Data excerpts
::::
# aaichert/EpipolarConsistency

Measured on AMD Instinct MI355X. Metric: ECC evaluations/sec (N=400, 1024^2 projections), higher is better.
Workload: dtype f32

## Files before the change

epipolarconsistency_amd/_lib.py:

```python
import ctypes as C
import os

_HERE = os.path.dirname(os.path.abspath(__file__))
LIB_PATH = os.environ.get("ECC_HIP_LIB") or os.path.join(_HERE, "libecc_hip.so")

ECC_OK = 0
FILTER_DERIVATIVE, FILTER_RAMP, FILTER_NONE = 0, 1, 2
POST_IDENTITY, POST_SQUARE_ROOT, POST_LOGARITHM = 0, 1, 2
RADON_EXACT, RADON_FMA = 0, 1
SAMPLING_AUTO, SAMPLING_POLYNOMIAL, SAMPLING_PER_SAMPLE, SAMPLING_REFERENCE = 0, 1, 2, 3


class EccError(RuntimeError):
    def __init__(self, code, message):
        super().__init__("libecc_hip error %d: %s" % (code, message))
        self.code = code


class PreprocessConfig(C.Structure):
    _fields_ = [("process", C.c_int32), ("normalize", C.c_int32), ("bias", C.c_double), ("scale", C.c_double),
                ("apply_log", C.c_int32), ("gaussian_sigma", C.c_double), ("half_kernel_width", C.c_int32),
                ("flip_u", C.c_int32), ("flip_v", C.c_int32), ("zero", C.c_int32 * 4), ("feather", C.c_int32 * 4),
                ("n_blanks", C.c_int32), ("blanks", C.c_void_p)]

# ... 100 lines not shown
    "ecc_group_metric_set_projections": (_i, [_vp, _vp, _i]),
    "ecc_group_metric_set_params": (_i, [_vp, _d, _d, _i]),
    "ecc_group_metric_set_sampling": (_i, [_vp, _i]),
    "ecc_group_metric_set_incremental": (_i, [_vp, _i]),
    "ecc_group_metric_get_object_radius": (_i, [_vp, _pd]),
    "ecc_group_metric_evaluate_all": (_i, [_vp, _vp, _pd]),
    "ecc_group_metric_rank_metric": (_i, [_vp, _i, C.POINTER(_vp)]),
    "ecc_exchange_open": (_i, [C.c_char_p, _i, _i, C.POINTER(C.c_void_p)]),
    "ecc_exchange_sum": (_i, [_vp, _d, _pd]),
    "ecc_exchange_close": (_i, [_vp]),
    "ecc_debug_set_poly_tolerance": (_i, [_vp, C.c_float]),
    "ecc_debug_set_small_eval_bound": (_i, [_vp, _i64]),
    "ecc_debug_set_result_polling": (_i, [_i]),
    "ecc_debug_set_quad_copies": (_i, [_vp, _i]),
    "ecc_debug_set_gradient_launch": (_i, [_vp, _i]),
    "ecc_ctx_set_quad_copies": (_i, [_vp, _i]),
    "ecc_debug_small_stamps": (_i, [_vp, _i]),
    "ecc_debug_step_stamps": (_i, [_vp, _vp]),
    "ecc_ctx_enable_timing": (_i, [_vp, _i]),
    "ecc_ctx_last_kernel_ms": (_i, [_vp, _i, _pf]),
}


def lib():
    global _lib
    if _lib is None:
        if not os.path.exists(LIB_PATH):
            raise ImportError(
                "%s is missing: build it with `python -m epipolarconsistency_amd.build` "
                "(hipcc, gfx950). There is no CPU fallback." % LIB_PATH)
# ... 20 lines not shown
```

epipolarconsistency_amd/api.py:

```python
import ctypes as C

import numpy as np

from . import _lib
from ._lib import (FILTER_DERIVATIVE, FILTER_NONE, FILTER_RAMP, POST_IDENTITY, POST_LOGARITHM,
                   POST_SQUARE_ROOT, EccError, check)


def pack_projection_matrices(Ps):
    return _Ps_colmajor(Ps)


def _Ps_colmajor(Ps):
    A = np.asarray(Ps, dtype=np.float64).reshape(-1, 3, 4)
    return np.ascontiguousarray(A.transpose(0, 2, 1)).reshape(-1, 12)


def _is_torch(x):
    return type(x).__module__.startswith("torch")


class Context:

    def __init__(self, device=0, stream=None):
# ... 303 lines not shown
            check(_lib.lib().ecc_metric_set_record_reuse(self._h, int(self._record_reuse)))
        if self._small_eval is not None:
            check(_lib.lib().ecc_metric_set_small_eval(self._h, int(self._small_eval)))
        self._apply_debug()
        if self._Ps is not None:
            self.setProjectionMatrices(self._Ps)
        return self

    def _apply_debug(self):
        if "poly_tolerance" in self._debug:
            check(_lib.lib().ecc_debug_set_poly_tolerance(self._h, float(self._debug["poly_tolerance"])))
        if "small_eval_bound" in self._debug:
            check(_lib.lib().ecc_debug_set_small_eval_bound(self._h, int(self._debug["small_eval_bound"])))
        if "gradient_launch" in self._debug:
            check(_lib.lib().ecc_debug_set_gradient_launch(self._h, int(self._debug["gradient_launch"])))

    def debugSetGradientLaunch(self, on=True):
        self._debug["gradient_launch"] = 1 if on else 0
        if self._h:
            self._apply_debug()
        return self

    def debugSetPolyTolerance(self, tol_bins):
        self._debug["poly_tolerance"] = float(tol_bins)
        if self._h:
            self._apply_debug()
        return self

    def debugSetSmallEvalBound(self, max_pairs):
        self._debug["small_eval_bound"] = int(max_pairs)
# ... 694 lines not shown
```

epipolarconsistency_amd/csrc/ecc_capi.hip:

```cpp
#include "ecc_capi_internal.h"

#include <condition_variable>
#include <mutex>
#include <thread>

#define ECC_EXPORT extern "C" __attribute__((visibility("default")))

namespace {
thread_local std::string g_last_error;
}

extern "C" int ecc_set_error(int code, const char* msg)
{
    g_last_error = msg ? msg : "";
    return code;
}

namespace ecc_internal {

constexpr double ECC_SPIN_SECONDS = 2.0;

double now_seconds()
{
    return std::chrono::duration<double>(std::chrono::steady_clock::now().time_since_epoch()).count();
// ... 161 lines not shown
{
    return ecc_host::object_radius(P, n_u, n_v);
}

ECC_EXPORT int ecc_ctx_create(int device, void* stream, ecc_ctx** out)
{
    if (!out) return fail(ECC_ERR_INVALID_ARGUMENT, "out is null");
    int n = ecc_device_count();
    if (n <= 0) return fail(ECC_ERR_NO_DEVICE, "no HIP device visible; this library has no CPU fallback");
    if (device < 0 || device >= n) return fail(ECC_ERR_INVALID_ARGUMENT, "device index out of range");
    HIP_TRY(hipSetDevice(device));
    ecc_ctx* c = new (std::nothrow) ecc_ctx();
    if (!c) return fail(ECC_ERR_OUT_OF_MEMORY, "host allocation failed");
    c->device = device;
    c->stream = (hipStream_t)stream;
    *out = c;
    return ECC_OK;
}

ECC_EXPORT int ecc_ctx_destroy(ecc_ctx* ctx)
{
    if (!ctx) return ECC_OK;
    (void)hipSetDevice(ctx->device);
    (void)hipStreamSynchronize(ctx->stream);
    if (ctx->trig_d) (void)hipFree(ctx->trig_d);
    if (ctx->ramp_d) (void)hipFree(ctx->ramp_d);
    if (ctx->poly_d) (void)hipFree(ctx->poly_d);
    if (ctx->pre_tables_d) (void)hipFree(ctx->pre_tables_d);
    if (ctx->pre_tables_h) (void)hipHostFree(ctx->pre_tables_h);
    if (ctx->pre_ev) (void)hipEventDestroy(ctx->pre_ev);
    for (float* b : ctx->pre_scratch_d)
        if (b) (void)hipFree(b);
    if (ctx->radon_T_d) (void)hipFree(ctx->radon_T_d);
    if (ctx->linear_scratch_d) (void)hipFree(ctx->linear_scratch_d);
    for (auto& e : ctx->ev)
        if (e) (void)hipEventDestroy(e);
    delete ctx;
    return ECC_OK;
}

ECC_EXPORT int ecc_ctx_synchronize(ecc_ctx* ctx)
{
// ... 48 lines not shown
```

epipolarconsistency_amd/csrc/ecc_capi_internal.h:

```cpp
#ifndef ECC_CAPI_INTERNAL_H
#define ECC_CAPI_INTERNAL_H

#include <hip/hip_runtime.h>

#include <algorithm>
#include <atomic>
#include <chrono>
#include <cmath>
#include <cstdio>
#include <cstdlib>
#include <cstring>
#include <limits>
#include <memory>
#include <new>
#include <string>
#include <vector>
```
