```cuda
int ctb_get_row(int type, const void* table_blocks, int K, int n_rows, int row, float* out) {
  return guarded("ctb_get_row", [&] {
    const size_t rb = raw_row_bytes(type, K);
    DevMem dt(rb * n_rows), dtok(4), dout((size_t)K * 4);
    OPS_CUDA(cudaMemcpy(dt.get(), table_blocks, rb * n_rows, cudaMemcpyHostToDevice));
    OPS_CUDA(cudaMemcpy(dtok.get(), &row, 4, cudaMemcpyHostToDevice));
    EmbedParams em{};
    em.table = dt.as<uint8_t>(); em.row_bytes = rb; em.tokens = dtok.as<int>(); em.out = dout.as<float>(); em.type = type; em.K = K; em.n_vocab = n_rows;
    k_embed<<<1, 256>>>(em);
    OPS_CUDA(cudaGetLastError());
    OPS_CUDA(cudaMemcpy(out, dout.get(), (size_t)K * 4, cudaMemcpyDeviceToHost));
  });
}

int ctb_argmax_path(int path, const float* logits, int n, int* out) {
  return guarded("ctb_argmax_path", [&] {
    if (path < 0 || path > 1) throw std::runtime_error("unknown argmax path " + std::to_string(path));
    if (n < 1) throw std::runtime_error("no logits");
    DevMem dlog((size_t)n * 4);
    OPS_CUDA(cudaMemcpy(dlog.get(), logits, (size_t)n * 4, cudaMemcpyHostToDevice));
    if (path == 0) {
      argmax_on_device(dlog.as<float>(), n, out);
      return;
    }
    const int step = out[2];
    if (step < 0 || step >= (1 << 20)) throw std::runtime_error("step out of range");
    DevMem dstate(5 * 4), dtok((size_t)(step + 1) * 4);
    OPS_CUDA(cudaMemcpy(dstate.get(), out, 5 * 4, cudaMemcpyHostToDevice));
    OPS_CUDA(cudaMemset(dtok.get(), 0xff, (size_t)(step + 1) * 4));
    Phase ph{};
    ph.kind = PH_PICK;
    ph.pk.logits = dlog.as<float>(); ph.pk.state = dstate.as<int>(); ph.pk.out_tokens = dtok.as<int>(); ph.pk.n = n;
    run_phases({ph});
    OPS_CUDA(cudaMemcpy(out, dstate.get(), 5 * 4, cudaMemcpyDeviceToHost));
    OPS_CUDA(cudaMemcpy(out + 5, dtok.as<int>() + step, 4, cudaMemcpyDeviceToHost));
  });
}

int ctb_sample_topk(const float* logits, int n, const int* last_tokens, int n_last, float repetition_penalty, int k, int* ids, float* lg) {
  int count = -1;
  const int rc = guarded("ctb_sample_topk", [&] {
    if (n < 1 || !sg_accepts(n_last, k)) throw std::runtime_error("n < 1, or a window or k the device sampler does not take");
    DevMem dlog((size_t)n * 4);
    OPS_CUDA(cudaMemcpy(dlog.get(), logits, (size_t)n * 4, cudaMemcpyHostToDevice));
    const SampleGpuOut o = topk_on_device(dlog.as<float>(), n, last_tokens, n_last, repetition_penalty, k);
    if (o.nan) { count = -2; return; }
    count = o.count;
    for (int i = 0; i < std::min(o.count, SG_MAX_OUT); i++) { ids[i] = o.id[i]; lg[i] = o.logit[i]; }
  });
  return rc == 0 ? count : -1;
}

int ctb_sample_device(const float* logits, int n, const int* last_tokens, int n_last, int top_k, float top_p, float temperature,
                      float repetition_penalty, int seed, int* used_device) {
  int tok = -1;
  const int rc = guarded("ctb_sample_device", [&] {
    if (n < 1) throw std::runtime_error("no logits");
    if (seed < 0) seed = (int)time(nullptr);
    std::mt19937 rng((unsigned)seed);
    DevMem dlog((size_t)n * 4);
    OPS_CUDA(cudaMemcpy(dlog.get(), logits, (size_t)n * 4, cudaMemcpyHostToDevice));
    bool dev = false;
    tok = sample_lazy(
        n, last_tokens, n_last, top_k, top_p, temperature, repetition_penalty, rng, dev,
        [&] {
          int pk[2];
          argmax_on_device(dlog.as<float>(), n, pk);
          return pk[1] == 1 ? pk[0] : -1;
        },
        [&](const int* last, int nl, float pen, int k, int* i, float* l) {
          if (!sg_accepts(nl, k)) return -1;
          return sg_take(topk_on_device(dlog.as<float>(), n, last, nl, pen, k), i, l);
        },
        [&] { return std::vector<float>(logits, logits + n); });
    *used_device = dev ? 1 : 0;
  });
  return rc == 0 ? tok : -1;
}

int ctb_sample_topk_rows(const float* logits, int n_rows, int n, const int* last_off, const int* last_tokens, const float* repetition_penalty,
                         const int* k, int* count, int* ids, float* lg) {
  return guarded("ctb_sample_topk_rows", [&] {
    check_rows(n_rows, n, last_off, last_tokens);
// ... 65 lines not shown
```

ctransformers_b200/csrc/stream.cuh:

```cuda
#pragma once
#include "matvec.cuh"

namespace ctb {

#ifndef CTB_ST_WARPS
#define CTB_ST_WARPS 10
#endif
constexpr int ST_W = CTB_ST_WARPS;
constexpr int ST_NT = ST_W * 32;
constexpr int ST_THREADS = ST_NT + 32;
constexpr int ST_SLOT = 9216;
#ifndef CTB_ST_DEPTH
#define CTB_ST_DEPTH 2
#endif
constexpr int ST_MAX_DEPTH = CTB_ST_DEPTH;
constexpr int ST_MAX_SLOTS = ST_W * ST_MAX_DEPTH;
constexpr int ST_MAXT = 16;
constexpr int ST_ROWS = 16;
constexpr int ST_BAR = 1;
constexpr int ST_STATE = 6;

#ifndef CTB_CHUNK_Q3
#define CTB_CHUNK_Q3 5
#endif
#ifndef CTB_CHUNK_Q4
#define CTB_CHUNK_Q4 4
#endif
#ifndef CTB_CHUNK_Q5
#define CTB_CHUNK_Q5 3
#endif
#ifndef CTB_CHUNK_Q6
#define CTB_CHUNK_Q6 2
#endif
struct StType { int rb, kb, nm; };
template <bool Q3 = true>
__host__ __device__ constexpr StType st_type(int type) {
  return Q3 && type == GT_Q3_K ? StType{110, CTB_CHUNK_Q3, 0}
                               : (type == GT_Q4_K ? StType{144, CTB_CHUNK_Q4, 2} : (type == GT_Q5_K ? StType{176, CTB_CHUNK_Q5, 1} : StType{210, CTB_CHUNK_Q6, 0}));
}
template <int TYPE> struct StTraits {
  static constexpr int KB = st_type(TYPE).kb, BB = ST_ROWS * st_type(TYPE).rb, NM = st_type(TYPE).nm;
  static_assert(KB * BB <= ST_SLOT, "a work item must fit one ring slot");
};
__host__ __device__ inline int st_row_block_bytes(int type) { return st_type(type).rb; }
template <bool Q3 = true>
__host__ __device__ inline int st_block_bytes(int type) { return ST_ROWS * st_type<Q3>(type).rb; }
template <bool Q3 = true>
__host__ __device__ inline int st_chunk_blocks(int type) { return st_type<Q3>(type).kb; }
template <bool Q3 = true>
__host__ __device__ inline int st_tile_cost(int type) { return st_type<Q3>(type).rb / 2; }
template <bool Q3 = true>
__host__ __device__ inline int st_chunks(int type, int nb) {
  constexpr int K3 = StTraits<GT_Q3_K>::KB, K4 = StTraits<GT_Q4_K>::KB, K5 = StTraits<GT_Q5_K>::KB, K6 = StTraits<GT_Q6_K>::KB;
  if (Q3 && type == GT_Q3_K) return (nb + K3 - 1) / K3;
  return type == GT_Q4_K ? (nb + K4 - 1) / K4 : (type == GT_Q5_K ? (nb + K5 - 1) / K5 : (nb + K6 - 1) / K6);
}
__host__ __device__ inline size_t st_matrix_bytes(int type, int M, int nb) { return (size_t)((M + ST_ROWS - 1) / ST_ROWS) * nb * st_block_bytes(type); }
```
::::
- [Requirement]
In the records above, find each line that mentions the word "message", and copy it.

- [Result of the exercise]
    def __init__(self, code, message):
        super().__init__("libecc_hip error %d: %s" % (code, message))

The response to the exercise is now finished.